What has happened to us?

India was never a perfect country; we are as messy as any other part of this beautiful world. We are a country born from resistance and turmoil; one that has as its soul a Constitution that hoped to nurture good people. Are we even close to goodness? Something has changed in us. Hate is our staple diet; an aphrodisiac that we are addicted to. Every word we write, speak and exchange is degrading. Morality has been thrown to the winds, considered an archaic notion. We just want to win. But what are we winning? That we do not know. We have been tutored to detest our recent past. The glory was somewhere in a timeless era we are told. Everything that came in between was an aberration. Erase all these in-betweens and we can rediscover that forgotten image. An ungraspable, unreal image has been conceived by the parochial. We seek to become ‘that’ without knowing what ‘that’ means. We have bought into this delusion lock stock and barrel. People within that image are categorised as outsiders, insiders, nationalists, anti-nationals and treated accordingly. Ideas too are separated, reduced to slogans or trashed as alien. To win we have to demolish and destroy any story that comes in the way. I am not speaking of the people in government; you and I think this way. Whether or not they have instructed us, we are robots programmed for propaganda and smudging conversation. Who is this we and who are the enemies? We are a collective that has overdosed on the nationalism drug. A nationalism that does not care about democratic values. The enemies are the people who point at this gaping lacuna.

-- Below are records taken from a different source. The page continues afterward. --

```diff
diff --git a/airlift_amd/csrc/al_kernels_seed.hip b/airlift_amd/csrc/al_kernels_seed.hip
--- a/airlift_amd/csrc/al_kernels_seed.hip
+++ b/airlift_amd/csrc/al_kernels_seed.hip
@@ -3,6 +3,7 @@
 #include "al_internal.h"
 #include "al_device.h"
 #include "al_dev_sort.h"
+#include "al_dev_runmerge.h"
 #include <rocprim/warp/warp_scan.hpp>
 typedef rocprim::warp_scan<int32_t, 64> ChainWarpScan;
 
@@ -1034,8 +1035,6 @@
 	if (tie) tie_list[f] = 1u;
 }
 
-#define AL_RUN_CAP 8192
-#define AL_MERGE_TILE 2048
 __device__ __forceinline__ uint32_t d_entry_of(const uint64_t *__restrict__ off, int n, uint64_t b)
 {
 	uint32_t lo = 0, hi = (uint32_t)n;
@@ -1145,63 +1144,61 @@
 template __global__ void k_anchor_run_sort<16, 8, 1024>(const uint64_t *, const uint32_t *, const uint64_t *, const AlMatch *, const uint32_t *, const uint32_t *, const uint32_t *, int, const uint64_t *, const uint32_t *, const uint64_t *, uint64_t *, uint32_t *, int, uint32_t, uint32_t);
 
 struct RunMergeOut { const uint64_t *a_off, *mini_off; const uint32_t *frag_first, *rd_len; const AlMatch *match; AlAnchor *anchors; uint32_t *tie_list; int rid_bits, mini_span; };
-struct RunGeo { uint32_t ent, f, n, o, la, lb, d0, d1; uint64_t A0; int last; bool skip; };
-__device__ __forceinline__ RunGeo d_run_geo(const uint32_t blk, const uint32_t *__restrict__ tile_ent, const uint64_t *__restrict__ tile_off, const uint32_t *__restrict__ frag_list,
-                                            const uint32_t *__restrict__ frag_na, const uint32_t *__restrict__ frag_nm, const int pass, const uint32_t run_len, const uint32_t tile)
-{
-	RunGeo g; g.ent = tile_ent[blk]; g.f = frag_list[g.ent]; g.n = frag_na[g.f];
-	g.last = 0; while (((uint64_t)run_len << (g.last + 1)) < g.n) ++g.last;
-	g.skip = frag_nm[g.f] > 1024u || pass > g.last;
-	g.o = (uint32_t)(blk - tile_off[g.ent]) * tile;
-	const uint64_t L = (uint64_t)run_len << pass, B0 = (uint64_t)g.o / (2 * L) * (2 * L) + L;
-	g.A0 = B0 - L;
-	g.la = (uint32_t)(g.n - g.A0 < L ? g.n - g.A0 : L); g.lb = B0 < g.n ? (uint32_t)(g.n - B0 < L ? g.n - B0 : L) : 0u;
-	g.d0 = g.o - (uint32_t)g.A0; g.d1 = g.d0 + tile < g.la + g.lb ? g.d0 + tile : g.la + g.lb;
-	return g;
-}
+template <int W> struct RunGeo { uint32_t ent, f; bool skip; AlRunGeo<W> g; };
+template <int W>
+__device__ __forceinline__ RunGeo<W> d_run_geo(const uint32_t blk, const uint32_t *__restrict__ tile_ent, const uint64_t *__restrict__ tile_off, const uint32_t *__restrict__ frag_list,
+                                               const uint32_t *__restrict__ frag_na, const uint32_t *__restrict__ frag_nm, const int launch, const uint32_t run_len, const uint32_t tile)
+{
+	RunGeo<W> r; r.ent = tile_ent[blk]; r.f = frag_list[r.ent];
+	r.g = al_rm_geo<W>(frag_na[r.f], (uint32_t)(blk - tile_off[r.ent]), launch, run_len, tile);
+	r.skip = frag_nm[r.f] > 1024u || r.g.done;
+	return r;
+}
+template <int W>
 __global__ void __launch_bounds__(256)
 k_anchor_run_cuts(const uint64_t *__restrict__ kin, const uint32_t *__restrict__ frag_list, const uint32_t *__restrict__ tile_ent, uint32_t n_tile, const uint64_t *__restrict__ tile_off,
-                  const uint64_t *__restrict__ big_off, const uint32_t *__restrict__ frag_na, const uint32_t *__restrict__ frag_nm, const int pass, const uint32_t run_len, const uint32_t tile, uint32_t *__restrict__ cuts)
+                  const uint64_t *__restrict__ big_off, const uint32_t *__restrict__ frag_na, const uint32_t *__restrict__ frag_nm, const int launch, const uint32_t run_len, const uint32_t tile, uint32_t *__restrict__ cuts)
 {
 	const uint32_t blk = blockIdx.x * blockDim.x + threadIdx.x;
 	if (blk >= n_tile) return;
-	const RunGeo g = d_run_geo(blk, tile_ent, tile_off, frag_list, frag_na, frag_nm, pass, run_len, tile);
-	if (g.skip || g.lb == 0) { cuts[blk] = g.d0; return; }
-	const uint64_t *A = kin + big_off[g.ent] + g.A0, *B = A + ((uint64_t)run_len << pass);
-	const uint32_t d = g.d0;
-	uint32_t lo = d > g.lb ? d - g.lb : 0u, hi = d < g.la ? d : g.la;
-	while (lo < hi) { const uint32_t mid = (lo + hi) >> 1; if (A[mid] < B[d - 1 - mid]) lo = mid + 1; else hi = mid; }
-	cuts[blk] = lo;
-}
+	const RunGeo<W> R = d_run_geo<W>(blk, tile_ent, tile_off, frag_list, frag_na, frag_nm, launch, run_len, tile);
+	uint32_t c[W];
+	const uint64_t *kf = kin + big_off[R.ent];
+	AlRunGeo<W> g = R.g; if (R.skip) g.done = true;
+	al_rm_tile_cuts<W>([kf](uint64_t i) { return kf[i]; }, g, c);
+#pragma unroll
+	for (int i = 0; i < W; ++i) cuts[(uint64_t)blk * W + i] = c[i];
+}
+template <int W>
 __global__ void __launch_bounds__(256)
 k_anchor_run_merge(const uint64_t *__restrict__ kin, uint64_t *__restrict__ kout, const uint32_t *__restrict__ frag_list, const uint32_t *__restrict__ tile_ent, const uint32_t *__restrict__ cuts, const uint64_t *__restrict__ tile_off,
-                   const uint64_t *__restrict__ big_off, const uint32_t *__restrict__ frag_na, const uint32_t *__restrict__ frag_nm, const int pass , const RunMergeOut O, const uint32_t run_len, const uint32_t tile )
+                   const uint64_t *__restrict__ big_off, const uint32_t *__restrict__ frag_na, const uint32_t *__restrict__ frag_nm, const int launch , const RunMergeOut O, const uint32_t run_len, const uint32_t tile )
 {
 	constexpr int NT = 256, PER = AL_MERGE_TILE / NT;
 	__shared__ uint64_t sk[AL_MERGE_TILE + 1];
 	const int tid = threadIdx.x;
 	const uint32_t blk = blockIdx.x;
-	const RunGeo g = d_run_geo(blk, tile_ent, tile_off, frag_list, frag_na, frag_nm, pass, run_len, tile);
-	if (g.skip) return;
-	const uint32_t ent = g.ent, f = g.f, n = g.n, o = g.o, la = g.la, lb = g.lb, d0 = g.d0, d1 = g.d1, tot = d1 - d0; const int last = g.last;
-	const uint64_t L = (uint64_t)run_len << pass;
-	const uint64_t *A = kin + big_off[ent] + g.A0, *B = A + L;
+	const RunGeo<W> R = d_run_geo<W>(blk, tile_ent, tile_off, frag_list, frag_na, frag_nm, launch, run_len, tile);
+	if (R.skip) return;
+	const AlRunGeo<W> &g = R.g;
+	const uint32_t f = R.f, o = g.o, d0 = g.d0, tot = g.d1 - g.d0; const int last = g.last;
 	if (tot == 0) return;
-	if (lb == 0 && pass < last) {
-		uint64_t *out = kout + big_off[ent] + o;
-		for (uint32_t t = tid; t < tot; t += NT) out[t] = A[d0 + t];
+	const uint64_t *kf = kin + big_off[R.ent];
+	if (g.runs == 1 && launch < last) {
+		uint64_t *out = kout + big_off[R.ent] + o;
+		for (uint32_t t = tid; t < tot; t += NT) out[t] = kf[g.G0 + d0 + t];
 		return;
 	}
-	const uint32_t a0 = lb ? cuts[blk] : d0, a1 = !lb ? d1 : d1 == la + lb ? la : cuts[blk + 1];
-	(void)n;
-	const uint32_t b0 = d0 - a0, b1 = d1 - a1, na = a1 - a0, nb = b1 - b0;
+	uint32_t c0[W], c1[W], so[W + 1];
+#pragma unroll
+	for (int i = 0; i < W; ++i) { c0[i] = cuts[(uint64_t)blk * W + i]; c1[i] = g.d1 == g.tot ? 0u : cuts[(uint64_t)(blk + 1) * W + i]; }
+	al_rm_pieces<W>(g, c0, c1, so);
 	{
 		uint64_t kk[PER];
 #pragma unroll
 		for (int r = 0; r < PER; ++r) {
 			const uint32_t t = (uint32_t)tid + (uint32_t)r * NT, tc = t < tot ? t : tot - 1u;
-			const uint64_t *src = tc < na ? A + a0 + tc : B + b0 + (tc - na);
-			kk[r] = *src;
+			kk[r] = kf[al_rm_src<W>(g, c0, so, tc)];
 		}
 #pragma unroll
 		for (int r = 0; r < PER; ++r) asm volatile("" : "+v"(kk[r]));
@@ -1211,27 +1208,27 @@
 	__syncthreads();
 	uint64_t v[PER];
 	{
-		const uint64_t *sa = sk, *sb = sk + na;
-		const uint32_t d = (uint32_t)tid * PER < tot ? (uint32_t)tid * PER : tot;
-		uint32_t lo = d > nb ? d - nb : 0u, hi = d < na ? d : na;
-		while (lo < hi) { const uint32_t mid = (lo + hi) >> 1; if (sa[mid] < sb[d - 1 - mid]) lo = mid + 1; else hi = mid; }
-		uint32_t ia = lo, ib = d - lo;
-		uint64_t ka = ia < na ? sa[ia] : UINT64_MAX, kb = ib < nb ? sb[ib] : UINT64_MAX;
-#pragma unroll
-		for (int r = 0; r < PER; ++r) {
-			const bool ta = ka < kb;
-			v[r] = ta ? ka : kb;
-			if (ta) { ++ia; ka = ia < na ? sa[ia] : UINT64_MAX; } else { ++ib; kb = ib < nb ? sb[ib] : UINT64_MAX; }
-		}
-	}
-	if (pass < last) {
-		uint64_t *out = kout + big_off[ent] + o;
+#pragma unroll
+		for (int w = W; w > 2; w >>= 1) {
+			uint64_t u[PER];
+			al_rm_stage<PER>(sk, so, w, (uint32_t)tid, u);
+			__syncthreads();
+#pragma unroll
+			for (int r = 0; r < PER; ++r) { const uint32_t t = (uint32_t)tid * PER + r; if (t < tot) sk[t] = u[r]; }
+			__syncthreads();
+#pragma unroll
+			for (int p = 0; p <= w / 2; ++p) so[p] = so[2 * p];
+		}
+		al_rm_stage_last<PER>(sk, so[1], tot, (uint32_t)tid, v);
+	}
+	if (launch < last) {
+		uint64_t *out = kout + big_off[R.ent] + o;
 #pragma unroll
 		for (int r = 0; r < PER; ++r) { const uint32_t t = (uint32_t)tid * PER + r; if (t < tot) out[t] = v[r]; }
 		return;
 	}
 	uint64_t pred = 0; bool has_pred = false;
-	if (tid == 0) { if (a0) { pred = A[a0 - 1]; has_pred = true; } if (b0) { const uint64_t q = B[b0 - 1]; if (!has_pred || q > pred) pred = q; has_pred = true; } }
+	if (tid == 0) pred = al_rm_pred<W>([kf](uint64_t i) { return kf[i]; }, g, c0, has_pred);
 	__syncthreads();
 #pragma unroll
 	for (int r = 0; r < PER; ++r) { const uint32_t t = (uint32_t)tid * PER + r; if (t < tot) sk[t + 1] = v[r]; }
@@ -1266,6 +1263,10 @@
 	}
 	if (tie) O.tie_list[f] = 1u;
 }
+#define INST_RUN_MERGE(W) \
+	template __global__ void k_anchor_run_cuts<W>(const uint64_t *, const uint32_t *, const uint32_t *, uint32_t, const uint64_t *, const uint64_t *, const uint32_t *, const uint32_t *, int, uint32_t, uint32_t, uint32_t *); \
+	template __global__ void k_anchor_run_merge<W>(const uint64_t *, uint64_t *, const uint32_t *, const uint32_t *, const uint32_t *, const uint64_t *, const uint64_t *, const uint32_t *, const uint32_t *, int, RunMergeOut, uint32_t, uint32_t);
+INST_RUN_MERGE(2) INST_RUN_MERGE(AL_RUN_WAYS)
 
 __global__ void __launch_bounds__(64)
 k_anchor_sort_small(const uint64_t *__restrict__ pos, const uint32_t *__restrict__ frag_first, const uint32_t *__restrict__ rd_len,
diff --git a/airlift_amd/csrc/al_runtime.hip b/airlift_amd/csrc/al_runtime.hip
--- a/airlift_amd/csrc/al_runtime.hip
+++ b/airlift_amd/csrc/al_runtime.hip
@@ -14,6 +14,7 @@
 #include "al_runtime.h"
 #include "al_prim.h"
 #include "al_dev_sort.h"
+#include "al_dev_runmerge.h"
 #include "al_io.h"
 
 extern "C" __global__ void k_sketch(const uint32_t *, const uint64_t *, const uint32_t *, const uint64_t *, AlAnchor *, uint32_t *, int, int, int, int);
@@ -54,8 +55,8 @@
 __global__ void k_big_tiles(const uint32_t *, int, uint32_t *, unsigned int *, uint32_t);
 template <int PER, int NW, int MCAP> __global__ void k_anchor_run_sort(const uint64_t *, const uint32_t *, const uint64_t *, const AlMatch *, const uint32_t *, const uint32_t *, const uint32_t *, int, const uint64_t *, const uint32_t *, const uint64_t *, uint64_t *, uint32_t *, int, uint32_t, uint32_t);
 __global__ void k_big_tile_ent(const uint64_t *, int, uint32_t, uint32_t *);
-__global__ void k_anchor_run_cuts(const uint64_t *, const uint32_t *, const uint32_t *, uint32_t, const uint64_t *, const uint64_t *, const uint32_t *, const uint32_t *, int, uint32_t, uint32_t, uint32_t *);
-__global__ void k_anchor_run_merge(const uint64_t *, uint64_t *, const uint32_t *, const uint32_t *, const uint32_t *, const uint64_t *, const uint64_t *, const uint32_t *, const uint32_t *, int, RunMergeOut, uint32_t, uint32_t);
+template <int W> __global__ void k_anchor_run_cuts(const uint64_t *, const uint32_t *, const uint32_t *, uint32_t, const uint64_t *, const uint64_t *, const uint32_t *, const uint32_t *, int, uint32_t, uint32_t, uint32_t *);
+template <int W> __global__ void k_anchor_run_merge(const uint64_t *, uint64_t *, const uint32_t *, const uint32_t *, const uint32_t *, const uint64_t *, const uint64_t *, const uint32_t *, const uint32_t *, int, RunMergeOut, uint32_t, uint32_t);
 __global__ void k_anchor_big_scatter(const uint64_t *, const uint32_t *, int, const uint64_t *, const uint64_t *, const uint64_t *, const uint32_t *, const uint32_t *, const AlMatch *, const uint32_t *, AlAnchor *, uint32_t *, int, int, int);
 template <int NW> __global__ void k_seg_scan(const AlAnchor *, const uint64_t *, const uint32_t *, const uint32_t *, const uint32_t *, const uint32_t *, int, AlParams, int, int, const uint64_t *, const uint64_t *, uint32_t *, uint32_t *, uint64_t *, uint32_t *, uint32_t *, const uint32_t *, uint32_t *, uint32_t *, uint32_t *, int, int);
 template <int NW> __global__ void k_seg_merge(const uint32_t *, int, const uint64_t *, const uint64_t *, const uint4 *, const uint64_t *, const AlAnchor *, const uint64_t *, uint64_t *, AlAnchor *, uint32_t *, uint32_t *, uint32_t *, const uint32_t *, const uint64_t *, uint64_t *, int, int);
@@ -948,9 +949,10 @@
 		}
 		const int big_merge = al_env().big_merge;
 		const bool use_merge = (big_merge == 1 || (big_merge == 2 && !first)) && 33 + rid_bits + 16 <= 64 && lb_big < (uint32_t)nl;
-		static uint32_t run_len = 8192, tile = 2048;
-		{ static bool once = false; if (!once) { once = true; const char *e = al_env().test_run; unsigned a = 0, b = 0;
-		  if (e && sscanf(e, "%u,%u", &a, &b) == 2 && a && b && !(a & (a - 1)) && !(b & (b - 1)) && b <= a && a <= 8192 && b <= 2048) { run_len = a; tile = b; } } }
+		static uint32_t run_len = AL_RUN_CAP, tile = AL_MERGE_TILE; static int ways = AL_RUN_WAYS;
+		{ static bool once = false; if (!once) { once = true; const char *e = al_env().test_run; unsigned a = 0, b = 0, w = 0;
+		  const int nf = e ? sscanf(e, "%u,%u,%u", &a, &b, &w) : 0;
+		  if (nf >= 2 && a && b && !(a & (a - 1)) && !(b & (b - 1)) && b <= a && a <= AL_RUN_CAP && b <= AL_MERGE_TILE) { run_len = a; tile = b; if (nf == 3 && (w == 2 || w == AL_RUN_WAYS)) ways = (int)w; } } }
 		if (use_merge) {
 			const uint32_t nb = (uint32_t)nl - lb_big;
 			unsigned int *const mx_d = (unsigned int *)(c->counters.p + 18);
@@ -965,20 +967,23 @@
 			AL_HIP_CHECK(hipMemcpyAsync(&mx, mx_d, 4, hipMemcpyDeviceToHost, sb));
 			AL_HIP_CHECK(hipStreamSynchronize(sb));
 			if (ntile >= (1ULL << 31)) { fprintf(stderr, "[airlift] too many anchors in one batch for the run merge: upload fewer fragments\n"); al_nomem_flag() = true; return -1; }
-			if (c->big_k0.ensure((size_t)nbig + 1, false, sb) || c->big_k1.ensure((size_t)nbig + 1, false, sb) || c->big_tent.ensure((size_t)ntile + 1) || c->big_cuts.ensure((size_t)ntile + 2)) return -1;
+			if (c->big_k0.ensure((size_t)nbig + 1, false, sb) || c->big_k1.ensure((size_t)nbig + 1, false, sb) || c->big_tent.ensure((size_t)ntile + 1) || c->big_cuts.ensure(((size_t)ntile + 2) * AL_RUN_WAYS)) return -1;
 			const uint32_t nt32 = (uint32_t)ntile;
 			hipLaunchKernelGGL(k_big_tile_ent, dim3((nt32 + 255) / 256), dim3(256), 0, sb, (const uint64_t *)c->big_toff.p, (int)nb, nt32, c->big_tent.p);
 			hipLaunchKernelGGL(HIP_KERNEL_NAME(k_anchor_run_sort<16, 8, 1024>), dim3(nt32), dim3(512), 0, sb, c->di.pos, c->frag_first.p, c->mini_off.p, c->match.p, c->frag_nm.p, c->frag_na.p,
 			                   order + lb_big, (int)nb, (const uint64_t *)c->big_toff.p, (const uint32_t *)c->big_tent.p, (const uint64_t *)c->big_off.p, c->big_k0.p, c->tie_list.p, rid_bits, run_len, tile);
-			int n_pass = 1; while (((uint64_t)run_len << n_pass) < mx) ++n_pass;
-			sw[SW_MERGE_FRAGS] += nb; sw[SW_MERGE_TILES] += nt32; sw[SW_MERGE_PASSES] += (uint64_t)n_pass;
+			const int n_launch = ways == 2 ? al_rm_launches<2>(run_len, mx) : al_rm_launches<AL_RUN_WAYS>(run_len, mx);
+			sw[SW_MERGE_FRAGS] += nb; sw[SW_MERGE_TILES] += nt32; sw[SW_MERGE_PASSES] += (uint64_t)al_rm_doublings(run_len, mx);
 			const RunMergeOut O{c->a_off.p, c->mini_off.p, c->frag_first.p, c->rd_len.p, c->match.p, c->anchors.p, c->tie_list.p, rid_bits, c->mi->k};
-			for (int p = 0; p < n_pass; ++p) {
-				const uint64_t *kin = (p & 1) ? c->big_k1.p : c->big_k0.p; uint64_t *kout = (p & 1) ? c->big_k0.p : c->big_k1.p;
-				hipLaunchKernelGGL(k_anchor_run_cuts, dim3((nt32 + 255) / 256), dim3(256), 0, sb, kin, order + lb_big, (const uint32_t *)c->big_tent.p, nt32, (const uint64_t *)c->big_toff.p, (const uint64_t *)c->big_off.p,
-				                   (const uint32_t *)c->frag_na.p, (const uint32_t *)c->frag_nm.p, p, run_len, tile, c->big_cuts.p);
-				hipLaunchKernelGGL(k_anchor_run_merge, dim3(nt32), dim3(256), 0, sb, kin, kout, order + lb_big, (const uint32_t *)c->big_tent.p, (const uint32_t *)c->big_cuts.p, (const uint64_t *)c->big_toff.p,
-				                   (const uint64_t *)c->big_off.p, (const uint32_t *)c->frag_na.p, (const uint32_t *)c->frag_nm.p, p, O, run_len, tile);
+			for (int p = 0; p < n_launch; ++p) {
+				const uint64_t *kin = al_rm_reads(p) ? c->big_k1.p : c->big_k0.p; uint64_t *kout = al_rm_reads(p) ? c->big_k0.p : c->big_k1.p;
+#define LRUN(W) do { \
+				hipLaunchKernelGGL(HIP_KERNEL_NAME(k_anchor_run_cuts<W>), dim3((nt32 + 255) / 256), dim3(256), 0, sb, kin, order + lb_big, (const uint32_t *)c->big_tent.p, nt32, (const uint64_t *)c->big_toff.p, (const uint64_t *)c->big_off.p, \
+				                   (const uint32_t *)c->frag_na.p, (const uint32_t *)c->frag_nm.p, p, run_len, tile, c->big_cuts.p); \
+				hipLaunchKernelGGL(HIP_KERNEL_NAME(k_anchor_run_merge<W>), dim3(nt32), dim3(256), 0, sb, kin, kout, order + lb_big, (const uint32_t *)c->big_tent.p, (const uint32_t *)c->big_cuts.p, (const uint64_t *)c->big_toff.p, \
+				                   (const uint64_t *)c->big_off.p, (const uint32_t *)c->frag_na.p, (const uint32_t *)c->frag_nm.p, p, O, run_len, tile); } while (0)
+				if (ways == 2) LRUN(2); else LRUN(AL_RUN_WAYS);
+#undef LRUN
 			}
 		}
 		for (uint32_t b0 = lb_big; !use_merge && rank_bits >= 0 && b0 < (uint32_t)nl; ) {
```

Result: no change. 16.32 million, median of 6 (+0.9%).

In order to be nationalistic victors or be seen as victors, we are ready to kill. I say kill not because everyone is wielding a gun or a knife, but because every time we shut down a voice, abuse the vulnerable and deny rights to people, we are aiding and abetting the process of death. Those who are utterly silent are as culpable. We are a party to every anonymous death in the corridors of hospitals and unceremonious cremation on the pavements.

I am a critic of this environment; I am unable to sleep in peace knowing that someone is gasping somewhere. But does that relieve me of any responsibility? Am I better than everyone else? I too have lost the ability to listen to myself and others.

Certain voices and words trigger rage in me. I am unable to pause and go beyond that momentary lapse and, in the process, I do not know how to converse and speak for dignity for all. I end up shouting, making abusive remarks, and even wish the worst for someone. This is not me! We are serving implanted agendas and responding to the fear of loss. I am not going to pass judgement on what each one holds dear, but are we willing to surrender our mind to anger? Anger can be of different sorts; the one that instils the power to stand up and ask questions is distinct from the kind that is a blinder. Today, we are all blinded by anger.

Can we come out of this vicious state? We have to believe that there is a way forward; that transformation is possible. “This too shall pass” is a convenient utterance for those whose life is not harrowing. We cannot just wait this out or let it pass unattended. We need to live in the present, take in all that is happening, feel the sorrow, internalise the wailing, pay attention to the tone-deafness that surrounds us and recognise our own savagery. We are facing our worst moment in modern history, struggling to stay afloat. If we do not show courage and honesty to speak for justice now, we may never be able to recover compassion. No individual or ideology can matter more than humanity.

The author is a Karnatik vocalist and recipient of the Ramon Magsaysay Award. Views are personal.